* **THE INPUT**:
------------------------------------------------------------------------
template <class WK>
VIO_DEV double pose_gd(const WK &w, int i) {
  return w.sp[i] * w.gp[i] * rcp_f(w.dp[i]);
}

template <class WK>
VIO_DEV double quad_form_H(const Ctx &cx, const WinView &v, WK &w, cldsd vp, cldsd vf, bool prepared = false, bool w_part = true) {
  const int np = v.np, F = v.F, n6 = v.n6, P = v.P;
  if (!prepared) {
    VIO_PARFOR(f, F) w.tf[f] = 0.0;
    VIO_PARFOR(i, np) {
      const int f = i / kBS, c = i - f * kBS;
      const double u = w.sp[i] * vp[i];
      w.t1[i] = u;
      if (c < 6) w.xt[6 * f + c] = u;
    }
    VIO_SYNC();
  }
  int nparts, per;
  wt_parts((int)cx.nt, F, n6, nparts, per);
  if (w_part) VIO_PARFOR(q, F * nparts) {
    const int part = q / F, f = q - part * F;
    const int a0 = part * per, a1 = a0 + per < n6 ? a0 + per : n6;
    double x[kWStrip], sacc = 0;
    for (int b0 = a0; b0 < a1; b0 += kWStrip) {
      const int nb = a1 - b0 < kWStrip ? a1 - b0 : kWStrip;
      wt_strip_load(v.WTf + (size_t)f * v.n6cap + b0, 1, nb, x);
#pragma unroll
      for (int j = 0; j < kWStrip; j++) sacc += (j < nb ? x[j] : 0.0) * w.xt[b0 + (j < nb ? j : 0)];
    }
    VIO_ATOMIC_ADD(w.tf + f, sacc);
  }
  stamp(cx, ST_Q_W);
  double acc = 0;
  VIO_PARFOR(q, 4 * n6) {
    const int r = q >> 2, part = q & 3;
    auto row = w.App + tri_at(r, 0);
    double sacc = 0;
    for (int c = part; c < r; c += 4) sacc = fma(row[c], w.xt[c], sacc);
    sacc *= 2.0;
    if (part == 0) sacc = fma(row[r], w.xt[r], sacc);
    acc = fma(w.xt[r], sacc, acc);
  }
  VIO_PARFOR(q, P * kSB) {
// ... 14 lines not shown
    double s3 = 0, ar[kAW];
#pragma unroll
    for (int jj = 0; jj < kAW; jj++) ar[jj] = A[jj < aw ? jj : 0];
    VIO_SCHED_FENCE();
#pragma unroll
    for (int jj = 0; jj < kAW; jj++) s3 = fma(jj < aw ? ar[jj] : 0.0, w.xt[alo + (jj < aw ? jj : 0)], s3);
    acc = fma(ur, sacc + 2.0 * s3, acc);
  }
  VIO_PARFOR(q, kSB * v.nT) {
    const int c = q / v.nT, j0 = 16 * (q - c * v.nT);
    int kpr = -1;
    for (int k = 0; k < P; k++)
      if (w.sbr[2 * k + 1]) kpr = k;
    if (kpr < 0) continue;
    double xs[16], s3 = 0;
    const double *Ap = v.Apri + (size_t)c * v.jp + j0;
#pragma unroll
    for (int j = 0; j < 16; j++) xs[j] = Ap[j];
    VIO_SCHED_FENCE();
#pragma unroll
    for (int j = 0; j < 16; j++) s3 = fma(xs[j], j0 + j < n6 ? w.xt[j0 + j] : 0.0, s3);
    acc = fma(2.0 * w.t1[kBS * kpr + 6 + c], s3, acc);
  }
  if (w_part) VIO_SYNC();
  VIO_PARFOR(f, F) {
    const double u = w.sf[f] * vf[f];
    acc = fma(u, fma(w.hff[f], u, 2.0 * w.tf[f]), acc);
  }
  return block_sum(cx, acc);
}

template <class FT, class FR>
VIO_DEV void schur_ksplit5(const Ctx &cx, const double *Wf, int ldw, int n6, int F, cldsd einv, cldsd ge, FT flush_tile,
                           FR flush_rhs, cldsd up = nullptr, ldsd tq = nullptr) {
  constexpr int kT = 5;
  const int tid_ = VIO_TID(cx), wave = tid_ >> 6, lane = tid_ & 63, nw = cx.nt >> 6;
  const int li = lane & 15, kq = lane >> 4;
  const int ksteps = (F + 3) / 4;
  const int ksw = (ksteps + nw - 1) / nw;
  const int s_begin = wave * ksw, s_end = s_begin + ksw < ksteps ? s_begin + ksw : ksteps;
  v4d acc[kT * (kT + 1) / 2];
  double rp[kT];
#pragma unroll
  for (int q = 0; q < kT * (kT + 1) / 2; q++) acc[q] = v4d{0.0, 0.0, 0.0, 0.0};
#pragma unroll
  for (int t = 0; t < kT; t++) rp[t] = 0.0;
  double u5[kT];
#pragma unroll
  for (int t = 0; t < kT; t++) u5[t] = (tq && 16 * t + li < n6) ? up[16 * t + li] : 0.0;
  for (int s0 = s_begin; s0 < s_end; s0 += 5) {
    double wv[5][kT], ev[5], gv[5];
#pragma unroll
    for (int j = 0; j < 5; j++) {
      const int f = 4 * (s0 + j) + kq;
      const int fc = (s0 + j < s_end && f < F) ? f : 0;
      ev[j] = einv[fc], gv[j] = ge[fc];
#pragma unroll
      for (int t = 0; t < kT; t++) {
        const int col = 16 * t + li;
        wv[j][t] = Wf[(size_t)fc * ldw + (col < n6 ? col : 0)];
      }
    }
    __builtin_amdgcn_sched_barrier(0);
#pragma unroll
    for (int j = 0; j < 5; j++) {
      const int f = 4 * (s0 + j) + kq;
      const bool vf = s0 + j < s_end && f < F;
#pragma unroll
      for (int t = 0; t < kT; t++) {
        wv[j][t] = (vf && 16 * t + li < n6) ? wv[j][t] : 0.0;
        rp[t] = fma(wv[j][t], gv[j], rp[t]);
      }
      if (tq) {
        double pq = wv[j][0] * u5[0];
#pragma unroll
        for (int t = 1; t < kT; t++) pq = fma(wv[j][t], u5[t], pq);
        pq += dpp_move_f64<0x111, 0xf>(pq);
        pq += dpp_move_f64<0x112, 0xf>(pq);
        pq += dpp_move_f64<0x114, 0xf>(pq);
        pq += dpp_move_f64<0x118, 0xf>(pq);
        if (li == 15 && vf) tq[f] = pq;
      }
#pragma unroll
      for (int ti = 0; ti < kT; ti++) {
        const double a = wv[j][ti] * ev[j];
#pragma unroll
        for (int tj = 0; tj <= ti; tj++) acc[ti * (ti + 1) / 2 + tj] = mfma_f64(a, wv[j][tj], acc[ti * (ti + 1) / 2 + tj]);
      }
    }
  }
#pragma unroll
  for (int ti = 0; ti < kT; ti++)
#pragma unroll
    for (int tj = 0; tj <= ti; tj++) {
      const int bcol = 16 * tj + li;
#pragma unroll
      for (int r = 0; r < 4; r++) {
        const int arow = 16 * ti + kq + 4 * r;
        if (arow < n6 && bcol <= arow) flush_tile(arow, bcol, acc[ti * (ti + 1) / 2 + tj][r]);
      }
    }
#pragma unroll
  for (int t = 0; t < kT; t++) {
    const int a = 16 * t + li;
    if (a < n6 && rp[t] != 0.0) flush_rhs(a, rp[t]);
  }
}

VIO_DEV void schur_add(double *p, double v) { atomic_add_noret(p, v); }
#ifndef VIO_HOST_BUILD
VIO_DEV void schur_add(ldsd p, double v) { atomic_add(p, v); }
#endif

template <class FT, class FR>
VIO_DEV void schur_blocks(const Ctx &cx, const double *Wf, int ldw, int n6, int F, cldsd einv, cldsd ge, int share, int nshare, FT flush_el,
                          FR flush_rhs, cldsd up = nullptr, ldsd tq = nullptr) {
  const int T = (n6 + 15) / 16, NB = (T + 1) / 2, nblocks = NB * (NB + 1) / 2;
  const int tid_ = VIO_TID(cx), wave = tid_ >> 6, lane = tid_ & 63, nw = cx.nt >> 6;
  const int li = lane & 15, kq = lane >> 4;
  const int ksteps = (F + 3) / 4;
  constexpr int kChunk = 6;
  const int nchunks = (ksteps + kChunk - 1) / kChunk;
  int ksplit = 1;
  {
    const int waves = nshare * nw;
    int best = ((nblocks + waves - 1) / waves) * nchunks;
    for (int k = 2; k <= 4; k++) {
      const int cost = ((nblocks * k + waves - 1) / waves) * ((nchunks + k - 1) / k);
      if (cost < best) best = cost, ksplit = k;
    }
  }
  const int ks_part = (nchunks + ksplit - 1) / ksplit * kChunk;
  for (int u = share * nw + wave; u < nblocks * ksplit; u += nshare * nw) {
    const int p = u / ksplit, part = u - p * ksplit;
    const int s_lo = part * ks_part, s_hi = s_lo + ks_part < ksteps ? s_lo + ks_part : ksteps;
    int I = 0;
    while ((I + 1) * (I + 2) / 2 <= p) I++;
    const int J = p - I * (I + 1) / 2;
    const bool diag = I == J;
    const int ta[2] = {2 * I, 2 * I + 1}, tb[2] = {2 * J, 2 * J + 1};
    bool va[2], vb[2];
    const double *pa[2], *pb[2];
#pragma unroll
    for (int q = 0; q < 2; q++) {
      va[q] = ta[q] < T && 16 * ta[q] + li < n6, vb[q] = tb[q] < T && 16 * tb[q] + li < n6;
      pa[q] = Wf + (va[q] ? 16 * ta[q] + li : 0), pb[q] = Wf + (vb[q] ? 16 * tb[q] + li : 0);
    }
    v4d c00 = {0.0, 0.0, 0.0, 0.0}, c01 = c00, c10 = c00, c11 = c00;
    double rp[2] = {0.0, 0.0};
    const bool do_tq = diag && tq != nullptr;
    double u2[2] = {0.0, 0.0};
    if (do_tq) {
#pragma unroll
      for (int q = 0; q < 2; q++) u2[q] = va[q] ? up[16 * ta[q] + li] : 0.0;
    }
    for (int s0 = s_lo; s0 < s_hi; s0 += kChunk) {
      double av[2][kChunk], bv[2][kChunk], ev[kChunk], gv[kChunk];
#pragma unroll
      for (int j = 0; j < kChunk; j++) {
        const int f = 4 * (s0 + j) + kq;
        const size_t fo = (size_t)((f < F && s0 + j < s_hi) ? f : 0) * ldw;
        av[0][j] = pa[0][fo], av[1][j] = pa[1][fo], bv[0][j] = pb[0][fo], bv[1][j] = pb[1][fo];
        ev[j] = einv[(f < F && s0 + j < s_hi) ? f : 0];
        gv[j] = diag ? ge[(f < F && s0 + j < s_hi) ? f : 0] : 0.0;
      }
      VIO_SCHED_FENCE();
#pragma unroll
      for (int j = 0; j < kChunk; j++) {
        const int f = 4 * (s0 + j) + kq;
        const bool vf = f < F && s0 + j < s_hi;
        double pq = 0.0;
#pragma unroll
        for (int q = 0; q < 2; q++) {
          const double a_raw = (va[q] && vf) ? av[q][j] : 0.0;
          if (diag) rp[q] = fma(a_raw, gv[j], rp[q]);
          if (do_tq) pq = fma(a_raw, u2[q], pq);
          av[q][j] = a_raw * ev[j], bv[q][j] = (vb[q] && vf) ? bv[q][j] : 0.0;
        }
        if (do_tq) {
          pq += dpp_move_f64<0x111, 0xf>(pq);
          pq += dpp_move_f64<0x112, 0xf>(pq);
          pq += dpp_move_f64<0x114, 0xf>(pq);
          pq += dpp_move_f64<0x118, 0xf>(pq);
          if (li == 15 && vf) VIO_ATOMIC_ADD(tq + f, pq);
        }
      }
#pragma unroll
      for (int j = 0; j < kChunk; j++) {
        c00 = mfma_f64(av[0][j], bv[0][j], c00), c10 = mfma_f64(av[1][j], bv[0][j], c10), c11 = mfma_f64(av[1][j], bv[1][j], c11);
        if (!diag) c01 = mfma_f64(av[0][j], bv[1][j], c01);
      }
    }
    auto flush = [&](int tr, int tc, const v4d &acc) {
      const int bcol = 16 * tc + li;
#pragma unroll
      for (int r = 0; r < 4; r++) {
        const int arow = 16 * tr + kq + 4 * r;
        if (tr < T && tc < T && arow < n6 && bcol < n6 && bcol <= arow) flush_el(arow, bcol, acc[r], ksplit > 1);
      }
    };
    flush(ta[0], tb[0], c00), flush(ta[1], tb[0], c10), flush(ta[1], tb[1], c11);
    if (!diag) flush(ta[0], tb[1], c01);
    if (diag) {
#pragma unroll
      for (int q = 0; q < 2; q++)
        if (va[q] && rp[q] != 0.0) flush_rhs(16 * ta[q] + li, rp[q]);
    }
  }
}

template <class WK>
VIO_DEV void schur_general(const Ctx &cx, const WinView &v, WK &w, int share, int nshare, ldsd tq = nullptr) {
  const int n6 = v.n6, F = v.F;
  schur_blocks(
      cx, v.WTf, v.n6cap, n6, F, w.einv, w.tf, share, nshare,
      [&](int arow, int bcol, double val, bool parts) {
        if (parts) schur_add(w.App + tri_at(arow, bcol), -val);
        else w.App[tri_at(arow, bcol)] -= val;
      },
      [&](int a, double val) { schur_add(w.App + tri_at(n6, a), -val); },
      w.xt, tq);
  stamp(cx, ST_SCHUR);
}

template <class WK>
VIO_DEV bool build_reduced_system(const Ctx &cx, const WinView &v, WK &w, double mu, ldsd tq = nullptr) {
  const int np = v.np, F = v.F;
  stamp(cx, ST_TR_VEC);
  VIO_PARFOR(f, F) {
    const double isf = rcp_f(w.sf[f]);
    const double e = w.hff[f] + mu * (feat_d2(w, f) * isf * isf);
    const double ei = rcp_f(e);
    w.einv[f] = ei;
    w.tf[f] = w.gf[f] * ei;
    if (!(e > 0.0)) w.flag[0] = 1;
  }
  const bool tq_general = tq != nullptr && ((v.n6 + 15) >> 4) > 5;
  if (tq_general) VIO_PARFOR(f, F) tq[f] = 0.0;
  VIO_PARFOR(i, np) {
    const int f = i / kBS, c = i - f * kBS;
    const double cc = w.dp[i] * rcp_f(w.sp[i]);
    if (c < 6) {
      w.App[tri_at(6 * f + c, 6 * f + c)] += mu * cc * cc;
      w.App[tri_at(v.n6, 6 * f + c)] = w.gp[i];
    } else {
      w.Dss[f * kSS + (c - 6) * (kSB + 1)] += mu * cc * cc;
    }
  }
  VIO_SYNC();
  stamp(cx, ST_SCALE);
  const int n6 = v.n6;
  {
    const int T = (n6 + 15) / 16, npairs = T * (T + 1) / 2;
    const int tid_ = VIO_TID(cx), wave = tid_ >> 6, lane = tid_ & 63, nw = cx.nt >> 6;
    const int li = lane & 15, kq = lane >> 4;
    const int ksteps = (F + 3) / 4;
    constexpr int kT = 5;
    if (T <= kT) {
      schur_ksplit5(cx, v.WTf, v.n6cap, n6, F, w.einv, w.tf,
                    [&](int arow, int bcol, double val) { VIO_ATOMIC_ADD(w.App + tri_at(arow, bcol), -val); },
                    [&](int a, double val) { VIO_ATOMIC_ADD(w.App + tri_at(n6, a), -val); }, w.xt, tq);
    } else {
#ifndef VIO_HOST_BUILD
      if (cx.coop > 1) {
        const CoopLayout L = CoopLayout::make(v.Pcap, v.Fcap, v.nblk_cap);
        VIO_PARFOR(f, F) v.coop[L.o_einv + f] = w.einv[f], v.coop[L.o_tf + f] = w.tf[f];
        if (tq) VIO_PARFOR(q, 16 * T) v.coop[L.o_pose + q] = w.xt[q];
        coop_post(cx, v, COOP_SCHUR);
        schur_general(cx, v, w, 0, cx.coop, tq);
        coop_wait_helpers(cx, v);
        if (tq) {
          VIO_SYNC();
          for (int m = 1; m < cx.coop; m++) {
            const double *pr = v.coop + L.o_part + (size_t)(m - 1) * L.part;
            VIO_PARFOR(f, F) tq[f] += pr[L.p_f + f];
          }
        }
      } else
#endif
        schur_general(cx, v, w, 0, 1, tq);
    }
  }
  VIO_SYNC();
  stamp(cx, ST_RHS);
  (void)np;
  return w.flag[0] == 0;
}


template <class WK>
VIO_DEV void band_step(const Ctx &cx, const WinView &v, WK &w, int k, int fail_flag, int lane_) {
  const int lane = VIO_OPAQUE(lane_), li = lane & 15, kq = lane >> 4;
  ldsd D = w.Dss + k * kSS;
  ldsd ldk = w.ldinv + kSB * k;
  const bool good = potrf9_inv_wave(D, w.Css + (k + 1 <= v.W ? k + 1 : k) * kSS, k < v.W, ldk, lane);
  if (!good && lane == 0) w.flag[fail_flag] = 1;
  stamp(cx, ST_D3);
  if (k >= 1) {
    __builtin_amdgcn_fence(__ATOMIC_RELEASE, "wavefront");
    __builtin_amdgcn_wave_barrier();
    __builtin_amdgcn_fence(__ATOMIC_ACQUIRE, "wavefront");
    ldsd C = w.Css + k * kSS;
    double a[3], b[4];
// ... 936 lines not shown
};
------------------------------------------------------------------------
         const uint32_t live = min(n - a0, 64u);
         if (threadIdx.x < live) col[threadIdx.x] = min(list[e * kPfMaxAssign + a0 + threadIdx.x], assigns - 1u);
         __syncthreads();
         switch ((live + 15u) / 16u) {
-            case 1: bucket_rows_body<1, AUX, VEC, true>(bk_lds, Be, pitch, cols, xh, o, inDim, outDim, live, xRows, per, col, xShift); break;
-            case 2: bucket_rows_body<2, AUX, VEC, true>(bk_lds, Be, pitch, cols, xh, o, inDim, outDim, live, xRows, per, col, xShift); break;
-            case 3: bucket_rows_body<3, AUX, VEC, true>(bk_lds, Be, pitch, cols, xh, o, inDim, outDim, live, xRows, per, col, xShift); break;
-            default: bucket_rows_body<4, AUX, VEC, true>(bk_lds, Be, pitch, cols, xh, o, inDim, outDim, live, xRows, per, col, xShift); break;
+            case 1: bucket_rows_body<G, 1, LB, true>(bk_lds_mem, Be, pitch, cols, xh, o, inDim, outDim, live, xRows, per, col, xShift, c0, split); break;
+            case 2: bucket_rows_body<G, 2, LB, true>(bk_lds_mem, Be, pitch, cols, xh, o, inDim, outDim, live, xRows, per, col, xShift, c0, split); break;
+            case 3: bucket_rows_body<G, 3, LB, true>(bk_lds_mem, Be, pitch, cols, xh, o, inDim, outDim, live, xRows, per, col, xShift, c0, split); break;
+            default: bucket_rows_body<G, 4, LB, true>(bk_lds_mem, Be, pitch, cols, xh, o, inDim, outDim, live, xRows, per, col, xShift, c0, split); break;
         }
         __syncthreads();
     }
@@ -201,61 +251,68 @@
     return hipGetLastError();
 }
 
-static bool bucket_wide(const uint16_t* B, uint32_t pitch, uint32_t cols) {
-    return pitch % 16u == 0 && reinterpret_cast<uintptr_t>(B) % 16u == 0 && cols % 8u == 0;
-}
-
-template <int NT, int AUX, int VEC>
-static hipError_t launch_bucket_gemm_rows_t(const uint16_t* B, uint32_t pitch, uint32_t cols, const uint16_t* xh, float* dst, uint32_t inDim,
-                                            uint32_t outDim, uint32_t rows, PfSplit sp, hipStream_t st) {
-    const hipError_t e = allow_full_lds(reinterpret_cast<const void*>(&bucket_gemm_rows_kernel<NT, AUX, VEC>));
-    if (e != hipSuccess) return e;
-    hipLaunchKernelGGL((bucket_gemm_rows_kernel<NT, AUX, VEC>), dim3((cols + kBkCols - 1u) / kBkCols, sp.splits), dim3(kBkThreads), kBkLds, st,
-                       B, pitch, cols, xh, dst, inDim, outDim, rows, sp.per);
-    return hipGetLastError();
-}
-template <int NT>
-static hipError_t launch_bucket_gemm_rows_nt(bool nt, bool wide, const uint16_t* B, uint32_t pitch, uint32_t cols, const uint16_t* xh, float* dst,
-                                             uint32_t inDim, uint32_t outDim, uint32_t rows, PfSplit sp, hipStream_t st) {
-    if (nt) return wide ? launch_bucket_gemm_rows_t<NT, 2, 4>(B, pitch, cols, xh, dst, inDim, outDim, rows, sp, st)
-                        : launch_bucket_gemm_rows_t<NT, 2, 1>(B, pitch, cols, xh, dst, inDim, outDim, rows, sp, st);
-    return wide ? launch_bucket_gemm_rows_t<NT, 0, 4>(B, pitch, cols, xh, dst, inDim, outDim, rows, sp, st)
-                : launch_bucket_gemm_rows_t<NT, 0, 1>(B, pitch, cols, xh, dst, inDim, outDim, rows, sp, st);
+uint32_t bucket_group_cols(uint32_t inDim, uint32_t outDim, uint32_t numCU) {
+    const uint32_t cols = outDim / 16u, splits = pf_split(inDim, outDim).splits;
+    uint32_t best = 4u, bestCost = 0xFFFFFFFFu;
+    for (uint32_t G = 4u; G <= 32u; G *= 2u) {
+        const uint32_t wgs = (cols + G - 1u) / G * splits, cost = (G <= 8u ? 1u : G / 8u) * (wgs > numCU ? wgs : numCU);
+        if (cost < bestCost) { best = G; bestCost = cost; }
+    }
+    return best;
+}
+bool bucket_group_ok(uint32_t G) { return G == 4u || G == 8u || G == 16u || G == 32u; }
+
------------------------------------------------------------------------
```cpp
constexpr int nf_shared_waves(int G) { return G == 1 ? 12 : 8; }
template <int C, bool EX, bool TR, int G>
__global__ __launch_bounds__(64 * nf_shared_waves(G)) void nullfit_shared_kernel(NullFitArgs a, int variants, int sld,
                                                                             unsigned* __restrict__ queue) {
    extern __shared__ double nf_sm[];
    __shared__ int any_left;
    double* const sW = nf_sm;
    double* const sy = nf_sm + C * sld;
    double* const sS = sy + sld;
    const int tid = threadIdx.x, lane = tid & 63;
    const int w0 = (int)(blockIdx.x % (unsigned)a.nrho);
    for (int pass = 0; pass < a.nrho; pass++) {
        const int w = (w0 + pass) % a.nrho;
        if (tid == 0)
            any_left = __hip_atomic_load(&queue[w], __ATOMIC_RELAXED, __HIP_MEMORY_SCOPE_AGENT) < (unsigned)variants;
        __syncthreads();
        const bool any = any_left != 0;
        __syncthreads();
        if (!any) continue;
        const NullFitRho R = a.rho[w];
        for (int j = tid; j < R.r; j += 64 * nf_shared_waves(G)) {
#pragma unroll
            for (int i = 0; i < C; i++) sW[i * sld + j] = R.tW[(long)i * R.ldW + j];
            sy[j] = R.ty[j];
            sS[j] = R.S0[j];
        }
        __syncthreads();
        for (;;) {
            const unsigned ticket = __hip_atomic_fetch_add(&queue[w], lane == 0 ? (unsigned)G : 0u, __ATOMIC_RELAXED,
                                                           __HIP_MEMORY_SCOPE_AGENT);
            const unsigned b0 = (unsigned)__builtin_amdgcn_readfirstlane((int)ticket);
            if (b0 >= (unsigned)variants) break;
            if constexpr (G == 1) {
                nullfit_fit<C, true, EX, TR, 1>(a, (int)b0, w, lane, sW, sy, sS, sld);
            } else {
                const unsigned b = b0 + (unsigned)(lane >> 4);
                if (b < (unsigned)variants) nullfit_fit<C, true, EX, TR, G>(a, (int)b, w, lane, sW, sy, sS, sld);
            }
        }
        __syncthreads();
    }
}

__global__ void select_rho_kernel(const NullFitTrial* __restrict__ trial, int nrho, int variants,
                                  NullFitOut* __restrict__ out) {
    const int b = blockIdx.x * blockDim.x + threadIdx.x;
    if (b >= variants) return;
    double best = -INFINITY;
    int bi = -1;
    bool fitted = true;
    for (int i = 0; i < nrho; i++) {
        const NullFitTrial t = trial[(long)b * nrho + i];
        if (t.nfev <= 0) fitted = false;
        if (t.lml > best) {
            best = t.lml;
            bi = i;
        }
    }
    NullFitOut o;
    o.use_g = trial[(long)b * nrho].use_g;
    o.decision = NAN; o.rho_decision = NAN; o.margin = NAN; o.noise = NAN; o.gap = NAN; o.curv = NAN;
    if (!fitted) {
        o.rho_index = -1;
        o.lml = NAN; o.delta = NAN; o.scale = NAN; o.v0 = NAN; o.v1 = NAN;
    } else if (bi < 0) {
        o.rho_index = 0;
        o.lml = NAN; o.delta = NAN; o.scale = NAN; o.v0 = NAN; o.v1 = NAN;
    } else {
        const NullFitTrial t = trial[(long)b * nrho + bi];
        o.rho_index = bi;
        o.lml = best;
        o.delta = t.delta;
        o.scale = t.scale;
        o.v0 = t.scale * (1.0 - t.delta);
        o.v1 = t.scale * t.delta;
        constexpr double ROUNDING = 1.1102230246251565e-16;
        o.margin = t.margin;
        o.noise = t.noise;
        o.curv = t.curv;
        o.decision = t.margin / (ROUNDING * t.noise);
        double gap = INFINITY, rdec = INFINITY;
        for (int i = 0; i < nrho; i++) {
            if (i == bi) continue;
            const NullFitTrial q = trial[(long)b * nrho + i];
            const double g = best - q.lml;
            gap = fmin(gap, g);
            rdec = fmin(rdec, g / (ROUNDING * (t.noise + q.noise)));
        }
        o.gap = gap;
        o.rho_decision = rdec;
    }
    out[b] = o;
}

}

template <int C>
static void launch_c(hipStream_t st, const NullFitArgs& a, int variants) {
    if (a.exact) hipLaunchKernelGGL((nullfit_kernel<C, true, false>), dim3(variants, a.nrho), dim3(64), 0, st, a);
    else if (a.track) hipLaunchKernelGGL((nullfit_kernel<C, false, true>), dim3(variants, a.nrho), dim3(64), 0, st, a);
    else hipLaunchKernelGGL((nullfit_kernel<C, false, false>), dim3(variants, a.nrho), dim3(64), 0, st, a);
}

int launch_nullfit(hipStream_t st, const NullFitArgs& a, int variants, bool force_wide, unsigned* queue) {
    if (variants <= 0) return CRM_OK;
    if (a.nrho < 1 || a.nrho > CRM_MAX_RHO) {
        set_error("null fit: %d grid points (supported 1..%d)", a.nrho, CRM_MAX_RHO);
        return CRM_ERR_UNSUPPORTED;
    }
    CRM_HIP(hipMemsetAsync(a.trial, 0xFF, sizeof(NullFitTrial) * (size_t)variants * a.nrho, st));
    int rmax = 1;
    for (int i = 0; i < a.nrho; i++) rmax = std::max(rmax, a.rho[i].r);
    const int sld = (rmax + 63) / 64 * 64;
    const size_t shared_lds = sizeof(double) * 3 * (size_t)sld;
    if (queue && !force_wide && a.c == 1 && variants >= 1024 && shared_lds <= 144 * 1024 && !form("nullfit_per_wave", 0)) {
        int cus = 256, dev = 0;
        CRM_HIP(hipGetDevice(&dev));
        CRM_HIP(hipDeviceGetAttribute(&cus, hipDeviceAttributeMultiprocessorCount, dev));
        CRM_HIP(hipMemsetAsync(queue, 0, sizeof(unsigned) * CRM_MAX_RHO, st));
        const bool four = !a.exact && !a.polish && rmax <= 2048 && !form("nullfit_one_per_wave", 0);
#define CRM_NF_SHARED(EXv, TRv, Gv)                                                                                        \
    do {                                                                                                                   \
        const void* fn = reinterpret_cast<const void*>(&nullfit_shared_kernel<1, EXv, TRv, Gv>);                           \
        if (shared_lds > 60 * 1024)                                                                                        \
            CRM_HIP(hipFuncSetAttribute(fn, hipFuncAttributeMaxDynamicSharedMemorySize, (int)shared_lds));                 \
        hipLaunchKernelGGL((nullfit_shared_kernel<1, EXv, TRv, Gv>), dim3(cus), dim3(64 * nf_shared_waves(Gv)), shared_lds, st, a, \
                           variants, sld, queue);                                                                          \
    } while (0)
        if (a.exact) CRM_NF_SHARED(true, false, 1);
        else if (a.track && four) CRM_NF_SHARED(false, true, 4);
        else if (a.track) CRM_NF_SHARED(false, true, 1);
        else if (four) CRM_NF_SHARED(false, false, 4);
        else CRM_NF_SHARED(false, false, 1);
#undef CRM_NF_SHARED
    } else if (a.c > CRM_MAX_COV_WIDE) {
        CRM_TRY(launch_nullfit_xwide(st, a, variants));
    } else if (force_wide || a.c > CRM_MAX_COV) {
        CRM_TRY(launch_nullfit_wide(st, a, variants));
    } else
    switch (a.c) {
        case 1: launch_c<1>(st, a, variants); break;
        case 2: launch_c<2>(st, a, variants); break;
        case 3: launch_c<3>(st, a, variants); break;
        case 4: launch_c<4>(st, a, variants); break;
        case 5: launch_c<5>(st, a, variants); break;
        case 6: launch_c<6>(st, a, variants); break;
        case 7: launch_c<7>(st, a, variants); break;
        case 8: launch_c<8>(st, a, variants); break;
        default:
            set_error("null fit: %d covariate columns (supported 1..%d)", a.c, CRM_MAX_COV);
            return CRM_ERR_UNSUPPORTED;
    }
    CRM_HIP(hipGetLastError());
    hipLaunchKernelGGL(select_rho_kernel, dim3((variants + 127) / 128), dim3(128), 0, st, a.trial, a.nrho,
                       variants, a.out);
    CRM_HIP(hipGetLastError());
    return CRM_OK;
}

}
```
------------------------------------------------------------------------
* **WORK INSTRUCTION**: Word for word, restate the lines above from the line containing "VIO_DEV void schur_general(const" through the line containing "const double isf = rcp_f(w.sf[f]);", with both included and nothing else.

* **SOLUTION TO THE PROBLEM**:
VIO_DEV void schur_general(const Ctx &cx, const WinView &v, WK &w, int share, int nshare, ldsd tq = nullptr) {
  const int n6 = v.n6, F = v.F;
  schur_blocks(
      cx, v.WTf, v.n6cap, n6, F, w.einv, w.tf, share, nshare,
      [&](int arow, int bcol, double val, bool parts) {
        if (parts) schur_add(w.App + tri_at(arow, bcol), -val);
        else w.App[tri_at(arow, bcol)] -= val;
      },
      [&](int a, double val) { schur_add(w.App + tri_at(n6, a), -val); },
      w.xt, tq);
  stamp(cx, ST_SCHUR);
}

template <class WK>
VIO_DEV bool build_reduced_system(const Ctx &cx, const WinView &v, WK &w, double mu, ldsd tq = nullptr) {
  const int np = v.np, F = v.F;
  stamp(cx, ST_TR_VEC);
  VIO_PARFOR(f, F) {
    const double isf = rcp_f(w.sf[f]);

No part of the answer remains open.